张扬松了一点“我怕你掉下去,这又不是平常马骡。”
只见这老虎也不寻找路径,就往山顶上跑。跃深沟,爬巨石,涉溪流,像一阵风一样飘到山顶。炼儿一路大叫,“抱紧我,我害怕。”张扬又紧紧的抱住。到了山顶,两人下来。
炼儿拍着胸脯喘气,小心脏吓得扑通扑通直跳。“再也不骑它了,吓死我了。”又按揉自己的肚子,“你劲儿也太大了,我肚子都让你挤出来了。”噗嗤一声笑了出来。

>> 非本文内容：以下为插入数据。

__device__ __forceinline__ int win_sample_xy(const WinGeom &G, double px, double py)
{
    const int ncols1 = G.w - 1, nrows1 = G.h - 1;
    const int ix = (int)px, iy = (int)py;
    if (px >= 0.0 && py >= 0.0 && ix < ncols1 && iy < nrows1) {
        const float a = (float)__builtin_amdgcn_fract(px), b = (float)__builtin_amdgcn_fract(py);
        g_cu8 p = G.img + (size_t)iy * G.stride + ix;
        const float v = p[0] * (1.f - a) * (1.f - b) + p[1] * a * (1.f - b) + p[G.stride] * (1.f - a) * b + p[G.stride + 1] * a * b;
        return (int)(uint8_t)cv_round_f(v);
    }
    const int x = min(max(cv_round_d(px), 0), ncols1);
    const int y = min(max(cv_round_d(py), 0), nrows1);
    return (int)G.img[(size_t)y * G.stride + x];
}
__device__ __forceinline__ int win_sample_upright(const WinGeom &G, int i, int j)
{
    const int x = min(max(G.usx + i, 0), G.w - 1);
    const int y = min(max(G.usy - j, 0), G.h - 1);
    return (int)G.img[(size_t)y * G.stride + x];
}

typedef float float2v __attribute__((ext_vector_type(2)));
__device__ __forceinline__ float bilinear_pk(uint32_t top, float a, float b)
{
    const float na = 1.f - a, nb = 1.f - b;
    const float2v w = {na, a};
    const float2v r0 = {(float)(top & 0xff), (float)((top >> 16) & 0xff)};
    const float2v r1 = {(float)((top >> 8) & 0xff), (float)(top >> 24)};
    float2v p = r0 * w, q = r1 * w;
    const float2v nb2 = {nb, nb}, b2 = {b, b};
    p = p * nb2; q = q * b2;
    return ((p.x + p.y) + q.x) + q.y;
}
#ifndef STAGE_ILP
#define STAGE_ILP 4
#endif
#define UNIT_W (8 * STAGE_ILP)
#ifndef BORDER_ILP
#define BORDER_ILP 2
#endif
#ifndef STAGE_FRAC_FIRST
#define STAGE_FRAC_FIRST 1
#endif
template <int N>
__device__ __forceinline__ void stage_round(g_cu8 ubase, const uint32_t pw, const double c, const double sn, const double sxc, const double syc,
                                            const int jlane, uint8_t *wrow)
{
    uint32_t top[N];
    const double jd = (double)jlane;
    const double px0 = __builtin_fma(jd, c, sxc), py0 = __builtin_fma(jd, -sn, syc);
#if STAGE_FRAC_FIRST
    float fa[N], fb[N];
#pragma unroll
    for (int u = 0; u < N; u++) {
        const double px = u ? px0 + (double)(8 * u) * c : px0, py = u ? py0 - (double)(8 * u) * sn : py0;
        const uint32_t off = ((uint32_t)__umul24((uint32_t)(int)py, pw) + (uint32_t)(int)px) << 1;
        fa[u] = (float)__builtin_amdgcn_fract(px); fb[u] = (float)__builtin_amdgcn_fract(py);
        top[u] = *(GAS const uint32_t *)(ubase + off);
    }
#pragma unroll
    for (int u = 0; u < N; u++) wrow[8 * u] = round_u8_pos(bilinear_pk(top[u], fa[u], fb[u]));
#else
    double px[N], py[N];
    px[0] = px0; py[0] = py0;
#pragma unroll
    for (int u = 1; u < N; u++) { px[u] = px[0] + (double)(8 * u) * c; py[u] = py[0] - (double)(8 * u) * sn; }
#pragma unroll
    for (int u = 0; u < N; u++) {
        const uint32_t off = ((uint32_t)__umul24((uint32_t)(int)py[u], pw) + (uint32_t)(int)px[u]) << 1;
        top[u] = *(GAS const uint32_t *)(ubase + off);
    }
#pragma unroll
    for (int u = 0; u < N; u++) {
        const float a = (float)__builtin_amdgcn_fract(px[u]), b = (float)__builtin_amdgcn_fract(py[u]);
        wrow[8 * u] = round_u8_pos(bilinear_pk(top[u], a, b));
    }
#endif
}

template <int NW>
__device__ __forceinline__ void stage_rows(const WinGeom &G, const float *sx_row, const float *sy_row,
                                           int r0, int nrows, uint8_t *dst, uint8_t *strip_in)
{
    const int win = __builtin_amdgcn_readfirstlane(G.win);
    r0 = __builtin_amdgcn_readfirstlane(r0); nrows = __builtin_amdgcn_readfirstlane(nrows);
    const int lane = threadIdx.x & 63, wv = NW == 1 ? 0 : __builtin_amdgcn_readfirstlane((int)(threadIdx.x >> 6));
    const int li = lane >> 3, lj = lane & 7;
    const int strips = (nrows + 7) >> 3;
    const double c = (double)G.cos_dir, sn = (double)G.sin_dir;
    const int ncols1 = __builtin_amdgcn_readfirstlane(G.w) - 1, nrows1 = __builtin_amdgcn_readfirstlane(G.h) - 1;
    const uint64_t bp = (uint64_t)G.pair;
    g_cu8 ubase = (g_cu8)(((uint64_t)(uint32_t)__builtin_amdgcn_readfirstlane((uint32_t)(bp >> 32)) << 32) |
                          (uint64_t)(uint32_t)__builtin_amdgcn_readfirstlane((uint32_t)bp));
    const uint32_t pw = (uint32_t)(ncols1 + 1);
    const int gfull = win >> 3, tailc = win & 7;
    int nb = NW == 1 ? 1 : (gfull + 7) >> 3;
#if VFSMS_EXP & 16
    nb = (gfull + 3) >> 2;
#endif
    const int gbase = gfull / nb, grem = gfull - gbase * nb;
    const int total = strips * nb;
    if (!G.upright) {
        const int tid = NW == 1 ? lane : (int)threadIdx.x;
        if (tid < strips) {
            const int ia = min(r0 + tid * 8, VFSMS_MAX_WIN - 1), ib = min(min(r0 + tid * 8 + 7, r0 + nrows - 1), VFSMS_MAX_WIN - 1);
// ... 233 lines not shown
            __syncthreads();
            DT_MARK(3);
            for (int p0 = 0; p0 < cn; p0 += DESC_PASS) {
                const int pn = min(DESC_PASS, cn - p0);
                for (int e = threadIdx.x; e < pn * 21; e += 256) {
                    const int r = (int)(((uint32_t)e * 3121u) >> 16), dx = e - 21 * r;
                    if (tail_ok) {
                        const AreaRec cx = REC[dx];
                        float w[AREA_TAIL];
                        area_tail_weights(cx, nmin, w);
                        rowsum[e] = area_row_tab_w(WINBUF + (p0 + r) * win, cx, nmin, nmax, w);
                    } else
                        rowsum[e] = area_row_tab(WINBUF + (p0 + r) * win, REC[dx], nmin, nmax);
                }
                __syncthreads();
                const int s0 = c0 + p0, s1 = s0 + pn;
                for (int o = threadIdx.x; o < 441; o += 256) {
                    const int dy = (int)(((uint32_t)o * 3121u) >> 16), dx = o - 21 * dy;
                    const AreaRec ry = REC[dy];
                    const int a = max(ry.j0, s0), b = min(ry.j0 + ry.n, s1);
                    if (dy < dyA || dy >= dyB || a >= b) continue;
                    float sum = a == ry.j0 ? 0.f : acc[o];
                    for (int s = a; s < b; s++) {
                        const int t = s - ry.j0;
                        const float rb = rowsum[(s - s0) * 21 + dx];
                        if (t == 0) sum = ry.a0 * rb;
                        else sum += (t < ry.n - 1 ? ry.af : ry.al) * rb;
                    }
                    if (b == ry.j0 + ry.n) PATCH[dy][dx] = area_out(sum, mode, inv_area);
                    else acc[o] = sum;
                }
                if (p0 + DESC_PASS < cn) __syncthreads();
            }
            DT_MARK(4);
        }
    }
    __syncthreads();
    if (band >= 0) {
        if (threadIdx.x < 21) R.patch[(size_t)k * VFSMS_PATCH_ROW + band * 21 + threadIdx.x] = PATCH[band][threadIdx.x];
    } else {
        for (int o = threadIdx.x; o < 441; o += 256) R.patch[(size_t)k * VFSMS_PATCH_ROW + o] = PATCH[o / 21][o % 21];
    }
    DT_MARK(5);
}

#define DESC_NCLS 4

__device__ __forceinline__ int desc_class(float size)
{
    const float s = size * 1.2f / 9.0f;
    const int win = min((int)((20 + 1) * s), VFSMS_MAX_WIN);
    return win > 256 ? 0 : win > 128 ? 1 : win > 64 ? 2 : 3;
}

__global__ __launch_bounds__(1024) void k_desc_order(const RoiDev *rois)
{
    const RoiDev &R = rois[blockIdx.x];
    const int n = min(R.counters[0], R.cap);
    __shared__ int cnt[DESC_NCLS], base[DESC_NCLS], cur[DESC_NCLS];
    if (threadIdx.x < DESC_NCLS) { cnt[threadIdx.x] = 0; cur[threadIdx.x] = 0; }
    __syncthreads();
    const int lane = threadIdx.x & 63;
    for (int k0 = 0; k0 < n; k0 += 1024) {
        const int k = k0 + threadIdx.x;
        const float size = k < n ? R.kps[k].size : -1.f;
        const int cls = size > 0 ? desc_class(size) : -1;
#pragma unroll
        for (int c = 0; c < DESC_NCLS; c++) {
            const unsigned long long m = __ballot(cls == c);
            if (m && lane == __ffsll((long long)m) - 1) atomicAdd(&cnt[c], __popcll(m));
        }
    }
    __syncthreads();
    if (threadIdx.x == 0) {
        int acc = 0;
        for (int c = 0; c < DESC_NCLS; c++) { base[c] = acc; acc += cnt[c]; R.counters[12 + c] = cnt[c]; }
    }
    __syncthreads();
    for (int k0 = 0; k0 < n; k0 += 1024) {
        const int k = k0 + threadIdx.x;
        const float size = k < n ? R.kps[k].size : -1.f;
        const int cls = size > 0 ? desc_class(size) : -1;
#pragma unroll
        for (int c = 0; c < DESC_NCLS; c++) {
            const unsigned long long m = __ballot(cls == c);
            if (!m) continue;
            const int leader = __ffsll((long long)m) - 1;
            int start = 0;
            if (lane == leader) start = atomicAdd(&cur[c], __popcll(m));
            start = __shfl(start, leader, 64);
            if (cls == c) R.order[base[c] + start + __popcll(m & ((1ull << lane) - 1))] = k;
        }
    }
}

#define DESC_HEADS DESC_PLAN_HEADS
#define DESC_HEAD_STRIDE 64

__global__ __launch_bounds__(256) void k_desc_plan(const RoiDev *rois, int nrois, DescPlan *plan, int big_grid)
{
    __shared__ int c[VFSMS_MAX_ROIS][4];
    for (int e = threadIdx.x; e < nrois * 4; e += 256) c[e >> 2][e & 3] = rois[e >> 2].counters[12 + (e & 3)];
    __syncthreads();
    if (threadIdx.x == 0) {
        int acc = 0, total = 0;
        for (int q = 0; q < DESC_HEADS; q++) {
            plan->big_start[q] = acc;
            for (int r = q; r < nrois; r += DESC_HEADS) { plan->seg_base[r][0] = acc; acc += c[r][0]; }
            plan->big_n0[q] = acc - plan->big_start[q];
            for (int r = q; r < nrois; r += DESC_HEADS) {
                plan->seg_base[r][1] = acc; acc += c[r][1];
                plan->seg_base[r][2] = acc; acc += c[r][2];
            }
            plan->big_tickets[q] = acc - plan->big_start[q];
        }
        total = acc;
        const int split = total < big_grid * 48 ? 21 : 1;
        plan->split = split;
        for (int q = 0; q < DESC_HEADS; q++) plan->big_tickets[q] += (split - 1) * plan->big_n0[q];
        acc = 0;
        for (int q = 0; q < DESC_HEADS; q++) {
            plan->small_start[q] = acc;
            for (int r = q; r < nrois; r += DESC_HEADS) { plan->seg_base[r][3] = acc; acc += c[r][3]; }
            plan->small_tickets[q] = acc - plan->small_start[q];
        }
    }
}

__global__ __launch_bounds__(256) void k_desc_recs(const RoiDev *rois, const DescPlan *plan, DescRec *big, DescRec *small, int upright)
{
    const int roi = blockIdx.y;
    const RoiDev &R = rois[roi];
    const int p = blockIdx.x * 256 + threadIdx.x;
    const int c0 = R.counters[12], c1 = R.counters[13], c2 = R.counters[14], c3 = R.counters[15];
    if (p >= c0 + c1 + c2 + c3) return;
    const int cls = p < c0 ? 0 : p < c0 + c1 ? 1 : p < c0 + c1 + c2 ? 2 : 3;
    const int idx = p - (cls > 0 ? c0 : 0) - (cls > 1 ? c1 : 0) - (cls > 2 ? c2 : 0);
    const int k = R.order[p];
    const vfsms_keypoint kp = R.kps[k];
    DescRec rec;
    rec.roi = roi; rec.k = k; rec.pad = 0; rec.x = kp.x; rec.y = kp.y;
    rec.win = (int)((20 + 1) * (kp.size * 1.2f / 9.0f));
    rec.sin_dir = 0.f; rec.cos_dir = 0.f;
    if (!upright) {
        const float dir = kp.angle * (float)(3.1415926535897932384626433832795 / 180);
        double sd, cd;
        det_sincos((double)dir, &sd, &cd);
        rec.sin_dir = -(float)sd;
        rec.cos_dir = (float)cd;
    }
    (cls < 3 ? big : small)[plan->seg_base[roi][cls] + idx] = rec;
}

__global__ __launch_bounds__(ORI_KP * 128, 8) void k_orientation(const RoiDev *rois, const SurfTables *T, int upright)
{
    const RoiDev &R = rois[blockIdx.y];
    const int n = min(R.counters[0], R.cap);
    const int k0 = blockIdx.x * ORI_KP;
    if (k0 >= n) return;
    orientation_block(R, T, k0, n, upright);
}

#define DESC_SMALL_WIN 64
struct SmallLds { uint8_t win[DESC_SMALL_WIN * DESC_SMALL_WIN + 64]; float sx[DESC_SMALL_WIN + 8], sy[DESC_SMALL_WIN + 8]; AreaRec rec[AREA_RECS]; int rec_win; uint8_t strip_in[DESC_SMALL_WIN / 8 + 8]; };

__device__ __forceinline__ void wave_sync_lds()
{
    __builtin_amdgcn_fence(__ATOMIC_ACQ_REL, "wavefront");
    __builtin_amdgcn_wave_barrier();
}

__device__ void describe_small(const RoiDev &R, const AreaRec *area_tab, const DescRec &rec, int upright, SmallLds &L)
{
    const int lane = threadIdx.x & 63;
    const int k = rec.k;
    WinGeom G;
    G.win = min(rec.win, DESC_SMALL_WIN);
    G.h = R.h; G.w = R.w; G.stride = R.stride; G.img = (g_cu8)R.img; G.pair = (g_cu8)R.pair;
    G.upright = upright; G.usx = 0; G.usy = 0; G.sin_dir = rec.sin_dir; G.cos_dir = rec.cos_dir;
    const int win = G.win;
    const int dsz = 21;
    if (L.rec_win != win) {
        wave_sync_lds();
        const int *src = (const int *)(area_tab + (size_t)max(win, dsz) * AREA_RECS);
        for (int e = lane; e < AREA_RECS * 8; e += 64) ((int *)L.rec)[e] = src[e];
        if (lane == 0) L.rec_win = win;
    }
    if (!upright) {
        const float sin_dir = rec.sin_dir, cos_dir = rec.cos_dir;
        if (lane < 2) {
            const float win_offset = -(float)(win - 1) / 2;
            const float sx0 = rec.x + win_offset * cos_dir + win_offset * sin_dir, sy0 = rec.y - win_offset * sin_dir + win_offset * cos_dir;
            origin_chain(lane == 0 ? L.sx : L.sy, lane == 0 ? sx0 : sy0, lane == 0 ? sin_dir : cos_dir, win);
        }
    } else {
        const float win_offset = -(float)(win - 1) / 2;
        G.usx = cv_round_f(rec.x + win_offset);
        G.usy = cv_round_f(rec.y - win_offset);
    }
    wave_sync_lds();
    stage_rows<1>(G, L.sx, L.sy, 0, win, L.win, L.strip_in);
    wave_sync_lds();
    const int nmin = __builtin_amdgcn_readfirstlane(L.rec[21].j0), nmax = __builtin_amdgcn_readfirstlane(L.rec[21].n);
    const int mode = __builtin_amdgcn_readfirstlane(L.rec[21].mode);
    const float inv_area = L.rec[21].a0;
    const bool tail_ok = nmax - max(nmin - 1, 1) <= AREA_TAIL;
    uint8_t *prow = R.patch + (size_t)k * VFSMS_PATCH_ROW;
    for (int o = lane; o < dsz * dsz; o += 64) {
        const int dy = (int)(((uint32_t)o * 3121u) >> 16), dx = o - dsz * dy;
        const AreaRec ry = L.rec[dy], rx = L.rec[dx];
        const uint8_t *S = L.win + ry.j0 * win;
        float sum;
        if (tail_ok) {
            float w[AREA_TAIL];
            area_tail_weights(rx, nmin, w);
            sum = ry.a0 * area_row_tab_w(S, rx, nmin, nmax, w);
            for (int ty = 1; ty < nmax; ty++) {
                const float beta = ty < ry.n - 1 ? ry.af : (ty == ry.n - 1 ? ry.al : 0.f);
                sum += beta * area_row_tab_w(S + ty * win, rx, nmin, nmax, w);
            }
        } else {
            sum = ry.a0 * area_row_tab(S, rx, nmin, nmax);
            for (int ty = 1; ty < nmax; ty++) {
                const float beta = ty < ry.n - 1 ? ry.af : (ty == ry.n - 1 ? ry.al : 0.f);
                sum += beta * area_row_tab(S + ty * win, rx, nmin, nmax);
            }
        }
        uint8_t outv;
        if (mode == 2) outv = (uint8_t)(((int)sum + 2) >> 2);
        else if (mode == 1) outv = sat_u8(sum * inv_area);
        else outv = sat_u8(sum);
        prow[o] = outv;
    }
    wave_sync_lds();
}

#ifndef DESC_SMALL_WGS
#define DESC_SMALL_WGS 7
#endif
__device__ __forceinline__ DescRec load_rec_uniform(const DescRec *p)
{
    const int *q = (const int *)p;
    DescRec r;
    r.roi = __builtin_amdgcn_readfirstlane(q[0]); r.k = __builtin_amdgcn_readfirstlane(q[1]);
    r.win = __builtin_amdgcn_readfirstlane(q[2]); r.pad = 0;
    r.sin_dir = __int_as_float(__builtin_amdgcn_readfirstlane(q[4])); r.cos_dir = __int_as_float(__builtin_amdgcn_readfirstlane(q[5]));
    r.x = __int_as_float(__builtin_amdgcn_readfirstlane(q[6])); r.y = __int_as_float(__builtin_amdgcn_readfirstlane(q[7]));
    return r;
}
__global__ __launch_bounds__(256, DESC_SMALL_WGS) void k_describe_small(const RoiDev *rois, const DescPlan *plan, const DescRec *recs, int *counter,
                                                                 const AreaRec *area_tab, int upright)
{
    __shared__ SmallLds L[4];
    if (threadIdx.x < 4) L[threadIdx.x].rec_win = -1;
    __syncthreads();
    const int lane = threadIdx.x & 63, wave = __builtin_amdgcn_readfirstlane((int)(threadIdx.x >> 6));
    int head = 0;
    for (;;) {
        int slot = -1;
        if (lane == 0)
            while (head < DESC_HEADS) {
                const int q = (blockIdx.x + head) & (DESC_HEADS - 1);
                const int n = plan->small_tickets[q];
                const int t = n > 0 ? atomicAdd(counter + q * DESC_HEAD_STRIDE, 1) : 0;
                if (t < n) { slot = plan->small_start[q] + t; break; }
                head++;
            }
        slot = __builtin_amdgcn_readfirstlane(slot);
        head = __builtin_amdgcn_readfirstlane(head);
        if (slot < 0) break;
        const DescRec rec = load_rec_uniform(recs + slot);
        describe_small(rois[rec.roi], area_tab, rec, upright, L[wave]);
    }
}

张扬不知所措,“我生怕你掉下来,这山崖上掉下来,可不是闹着玩的。”
“你担心我?”炼儿把张扬的脸掰过来,双手抱着不让他转走,“看着我,你喜欢我?”
张扬不敢直视说:“我家兄弟众多,出门这多少年了,回去连房舍土地都没有,我……”
“我没问这些,我问你喜不喜欢我?看着我”炼儿抱紧不放。
张扬终于男人了一回,把炼儿抱在怀里。“我喜欢你,可是……”
“可是你没钱是不是,你什么时候喜欢上我的?”炼儿双手靠在一起,抱在胸前依偎在张扬怀里。

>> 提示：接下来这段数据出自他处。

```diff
+  auto load_slab = [&](int kappa) {
+    for (int c = 0; c < n_chunks; ++c) {
+      const unsigned char* src = wt + ((size_t)kappa * n_chunks + c) * 2 * cout * 128 + (size_t)col0 * 128;
+      unsigned char* dst = b_base + c * kPpBChunkBytes;
+      const uint32_t bar = b_full0 + 8 * c;
+      mbar_arrive_expect_tx(bar, 2 * b_tile_bytes);
+      bulk_g2s(smem_u32(dst), src, b_tile_bytes, bar);
+      bulk_g2s(smem_u32(dst + kPpBChunkBytes / 2), src + (size_t)cout * 128, b_tile_bytes, bar);
+    }
+  };
+  const int producer0 = kConsumerWarps * 32;
+  if (t == producer0) load_slab(sh.half[0].kappa);
+  for (int e = t; e < n_half * kPpRows; e += kThreadsTC) {
+    const HalfDesc d = sh.half[e / kPpRows];
+    const int r = e % kPpRows;
+    sh.in_rows[e] = r < d.rows ? __ldg(in_idx + d.p0 + r) : -1;
+    sh.out_rows[e] = r < d.rows ? __ldg(out_idx + d.p0 + r) : -1;
+  }
+  fence_proxy_async();
+  __syncthreads();
+
+  if (warp >= kConsumerWarps) {
+    asm volatile("setmaxnreg.inc.sync.aligned.u32 %0;" ::"n"(kPpProducerRegs));
+    const int pw = warp - kConsumerWarps, piece = lane & 7, rsub = lane >> 3;
+    const float sx = f16_scale_for(__ldg(amax_in));
+    const unsigned n_g = (unsigned)(n_half * n_chunks);
+    unsigned char* a_hi = a_base + pw * kPpAStageBytes;
+    float4 v[kPpRows / 4][2];
+    for (unsigned g = (unsigned)pw; g < n_g; g += kPpStages) {
+      const int i = (int)(g / n_chunks), c = (int)(g - (unsigned)i * n_chunks);
+#pragma unroll
+      for (int k = 0; k < kPpRows / 4; ++k) {
+        const int row = sh.in_rows[i * kPpRows + rsub + 4 * k];
+        const float4* src = reinterpret_cast<const float4*>(in_feat + (size_t)row * cin + c * 64 + piece * 8);
+#pragma unroll
+        for (int u = 0; u < 2; ++u) v[k][u] = row >= 0 ? __ldg(src + u) : make_float4(0.f, 0.f, 0.f, 0.f);
+      }
+      if (c == 0 && i > 0 && sh.half[i].use != sh.half[i - 1].use) {
+        for (unsigned q = g > (unsigned)kPpStages ? g - kPpStages : 0u; q < g; ++q)
+          mbar_wait(empty0 + 8 * PpRing::stage(q), PpRing::retired_parity(q));
+        if (lane == 0) load_slab(sh.half[i].kappa);
+      }
+      if (g >= (unsigned)kPpStages) mbar_wait(empty0 + 8 * pw, PpRing::empty_parity(g));
+#pragma unroll
+      for (int k = 0; k < kPpRows / 4; ++k) {
+        const int r = rsub + 4 * k;
+        split_store_f16(v[k][0], v[k][1], sx, a_hi, a_hi + kPpAStageBytes / 2,
+                        (uint32_t)(r * 128 + ((piece ^ (r & 7)) << 4)));
+      }
+      fence_proxy_async();
+      mbar_arrive(full0 + 8 * pw);
+    }
+    return;
+  }
+
+  asm volatile("setmaxnreg.dec.sync.aligned.u32 %0;" ::"n"(kPpConsumerRegs));
+  const int wg = warp >> 2;
+  const float inv = __ldg(w_inv_scale) / f16_scale_for(__ldg(amax_in));
+  float* scr = reinterpret_cast<float*>(scr_base + warp * kScratchBytes);
+  const int lr = lane >> 2, lc = 2 * (lane & 3);
+  const int sr = lane >> 3, sc = 4 * (lane & 7);
+  auto release = [&](unsigned gq) {
+    __syncwarp();
+    if (lane == 0) mbar_arrive(empty0 + 8 * PpRing::stage(gq));
+  };
+  unsigned k = 0;
+  for (int i = wg; i < n_half; i += 2, ++k) {
+    if (k + wg > 0) mbar_wait(order0 + 8 * wg, (k + wg - 1) & 1u);
+    const unsigned use_parity = (unsigned)sh.half[i].use & 1u;
+    float acc[kPpCols / 2];
+#pragma unroll
+    for (int e = 0; e < kPpCols / 2; ++e) acc[e] = 0.f;
+    unsigned g = (unsigned)(i * n_chunks);
+    for (int c = 0; c < n_chunks; ++c, ++g) {
+      const uint32_t a_hi = smem_u32(a_base + PpRing::stage(g) * kPpAStageBytes);
+      const uint32_t b_hi = smem_u32(b_base + c * kPpBChunkBytes);
+      mbar_wait(b_full0 + 8 * c, use_parity);
+      mbar_wait(full0 + 8 * PpRing::stage(g), PpRing::full_parity(g));
+      wgmma_fence();
+      mma_chunk<kPpCols, true, 3>(acc, a_hi, a_hi + kPpAStageBytes / 2, b_hi, b_hi + kPpBChunkBytes / 2);
+      wgmma_commit();
+      if (c + 1 == n_chunks) {
+        __syncwarp();
+        if (lane == 0) mbar_arrive(order0 + 8 * (wg ^ 1));
+      }
+      wgmma_wait<1>();
+      if (c > 0) release(g - 1);
+    }
+    wgmma_wait<0>();
+    fence_acc(acc);
+    release(g - 1);
+
+    const int* rows_of = sh.out_rows + i * kPpRows + (warp & 3) * 16;
+    int js[4];
+#pragma unroll
+    for (int q = 0; q < 4; ++q) js[q] = rows_of[sr + 4 * q];
+#pragma unroll
+    for (int b = 0; b < kPpCols / 32; ++b) {
+      if (32 * b >= ncols) break;
+#pragma unroll
+      for (int q = 0; q < 4; ++q) {
+        const int e = 4 * b + q;
+        *reinterpret_cast<float2*>(scr + lr * kScratchLd + 8 * q + lc) =
+            make_float2(acc[4 * e] * inv, acc[4 * e + 1] * inv);
+        *reinterpret_cast<float2*>(scr + (lr + 8) * kScratchLd + 8 * q + lc) =
+            make_float2(acc[4 * e + 2] * inv, acc[4 * e + 3] * inv);
+      }
+      __syncwarp();
+#pragma unroll
+      for (int q = 0; q < 4; ++q) {
+        const float4 v = *reinterpret_cast<const float4*>(scr + (sr + 4 * q) * kScratchLd + sc);
+        if (js[q] >= 0) red_add_v4(out + (size_t)js[q] * cout + col0 + 32 * b + sc, v.x, v.y, v.z, v.w);
+      }
+      __syncwarp();
+    }
+  }
+}
+
+template <class Kernel>
+int tc_resident_ctas(Kernel kernel, size_t smem) {
   int dev = 0, sms = 0, per_sm = 0;
   if (cudaGetDevice(&dev) != cudaSuccess ||
       cudaDeviceGetAttribute(&sms, cudaDevAttrMultiProcessorCount, dev) != cudaSuccess ||
-      cudaOccupancyMaxActiveBlocksPerMultiprocessor(&per_sm, spconv_tc_kernel<NT, kF16, kPasses>, kThreadsTC, smem) !=
-          cudaSuccess)
+      cudaOccupancyMaxActiveBlocksPerMultiprocessor(&per_sm, kernel, kThreadsTC, smem) != cudaSuccess)
     return 0;
   return sms * per_sm;
+}
+
+int32_t launch_spconv_pp(const float* in_feat, int cin, const void* wt, int cout, const int32_t* in_idx,
+                         const int32_t* out_idx, const int32_t* kofs, const int32_t* tile_k, const int32_t* tile_start,
+                         int n_tiles, const float* amax_in, const float* w_inv_scale, float* out, cudaStream_t st) {
+  const size_t smem = pp_smem_bytes();
+  DGR_ENSURE_SMEM(spconv_pp_kernel, smem);
+  static const int resident = tc_resident_ctas(spconv_pp_kernel, smem);
+  if (resident <= 0) {
+    dgr_set_error("spconv_pp_kernel does not fit the device");
+    return DGR_ERR_CUDA;
+  }
+  const int halves = (cout + kPpCols - 1) / kPpCols;
+  const int run = tile_run(n_tiles * halves, resident);
+  spconv_pp_kernel<<<(n_tiles + run - 1) / run * halves, kThreadsTC, smem, st>>>(
+      in_feat, cin, (const unsigned char*)wt, cout, in_idx, out_idx, kofs, tile_k, tile_start, n_tiles, run, amax_in,
+      w_inv_scale, out);
+  dgr_note_launches(1);
+  DGR_LAUNCH_CHECK();
+  return DGR_OK;
 }
 
 template <int NT, bool kF16, int kPasses>
@@ -263,7 +491,7 @@
                          int n_tiles, const float* amax_in, const float* w_inv_scale, float* out, cudaStream_t st) {
   const size_t smem = tc_smem_bytes(NT);
   DGR_ENSURE_SMEM((spconv_tc_kernel<NT, kF16, kPasses>), smem);
-  static const int resident = tc_resident_ctas<NT, kF16, kPasses>(smem);
+  static const int resident = tc_resident_ctas(spconv_tc_kernel<NT, kF16, kPasses>, smem);
   if (resident <= 0) {
     dgr_set_error("spconv_tc_kernel does not fit the device");
     return DGR_ERR_CUDA;
@@ -281,6 +509,9 @@
 int32_t launch_spconv_tc(const float* in_feat, int cin, const void* wt, int cout, const int32_t* in_idx,
                          const int32_t* out_idx, const int32_t* kofs, const int32_t* tile_k, const int32_t* tile_start,
                          int n_tiles, const float* amax_in, const float* w_inv_scale, float* out, cudaStream_t st) {
+  if (kF16 && cout > 64 && cin <= 64 * kPpMaxChunks)
+    return launch_spconv_pp(in_feat, cin, wt, cout, in_idx, out_idx, kofs, tile_k, tile_start, n_tiles, amax_in,
+                            w_inv_scale, out, st);
   auto launch = cout <= 32 ? launch_spconv_tc<32, kF16, kPasses> : cout <= 64 ? launch_spconv_tc<64, kF16, kPasses>
                 : cout <= 128 ? launch_spconv_tc<128, kF16, kPasses> : launch_spconv_tc<256, kF16, kPasses>;
   return launch(in_feat, cin, wt, cout, in_idx, out_idx, kofs, tile_k, tile_start, n_tiles, amax_in, w_inv_scale, out, st);
```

张扬抱着炼儿,这没脑子货嘴巴突突突乱说“那日你在房里睡觉,我进去叫你起床,看见你衣衫单薄……”
“你这流氓,起开,”炼儿羞得推开张扬,转过身去。
张扬解释到:“我喜欢你很久了,是从那开始我天天想你”
“再不要说了,你越描越黑,回了” 炼儿起身就往家走。张扬起身追上,“不骑虎了吗?”
炼儿说:“各走各的,不要跟我。”
“那好吧,我在前面等你。”飞身上虎走了五百步停下来等。
炼儿过来又见到他“说了各走各的,你快走,今天不想见你。”炼儿是羞了不想让他看出来。这张扬平时挺聪明的,这时以为炼儿看不起自己了,一夜未归。
炼儿回了家,久久不见张扬,开始担心他。花奴看炼儿焦急等待,问道:“你和张扬一起出去,怎么自己一个人回来了?”
“他赌气又走了。”这一段时间炼儿早把张扬的脾气秉性摸透了,“咱们回家吧,不用等他”
第二日张扬如约回来,炼儿也不难为他。两人就像什么也没有发生。不过自然了许多,张扬也不再躲躲闪闪,比以前关系更近了。花奴看在眼里,知是好事将近。私下问炼儿:“张扬哥哥向你表白了?我看他最近不再看你躲躲闪闪,满眼都是你。”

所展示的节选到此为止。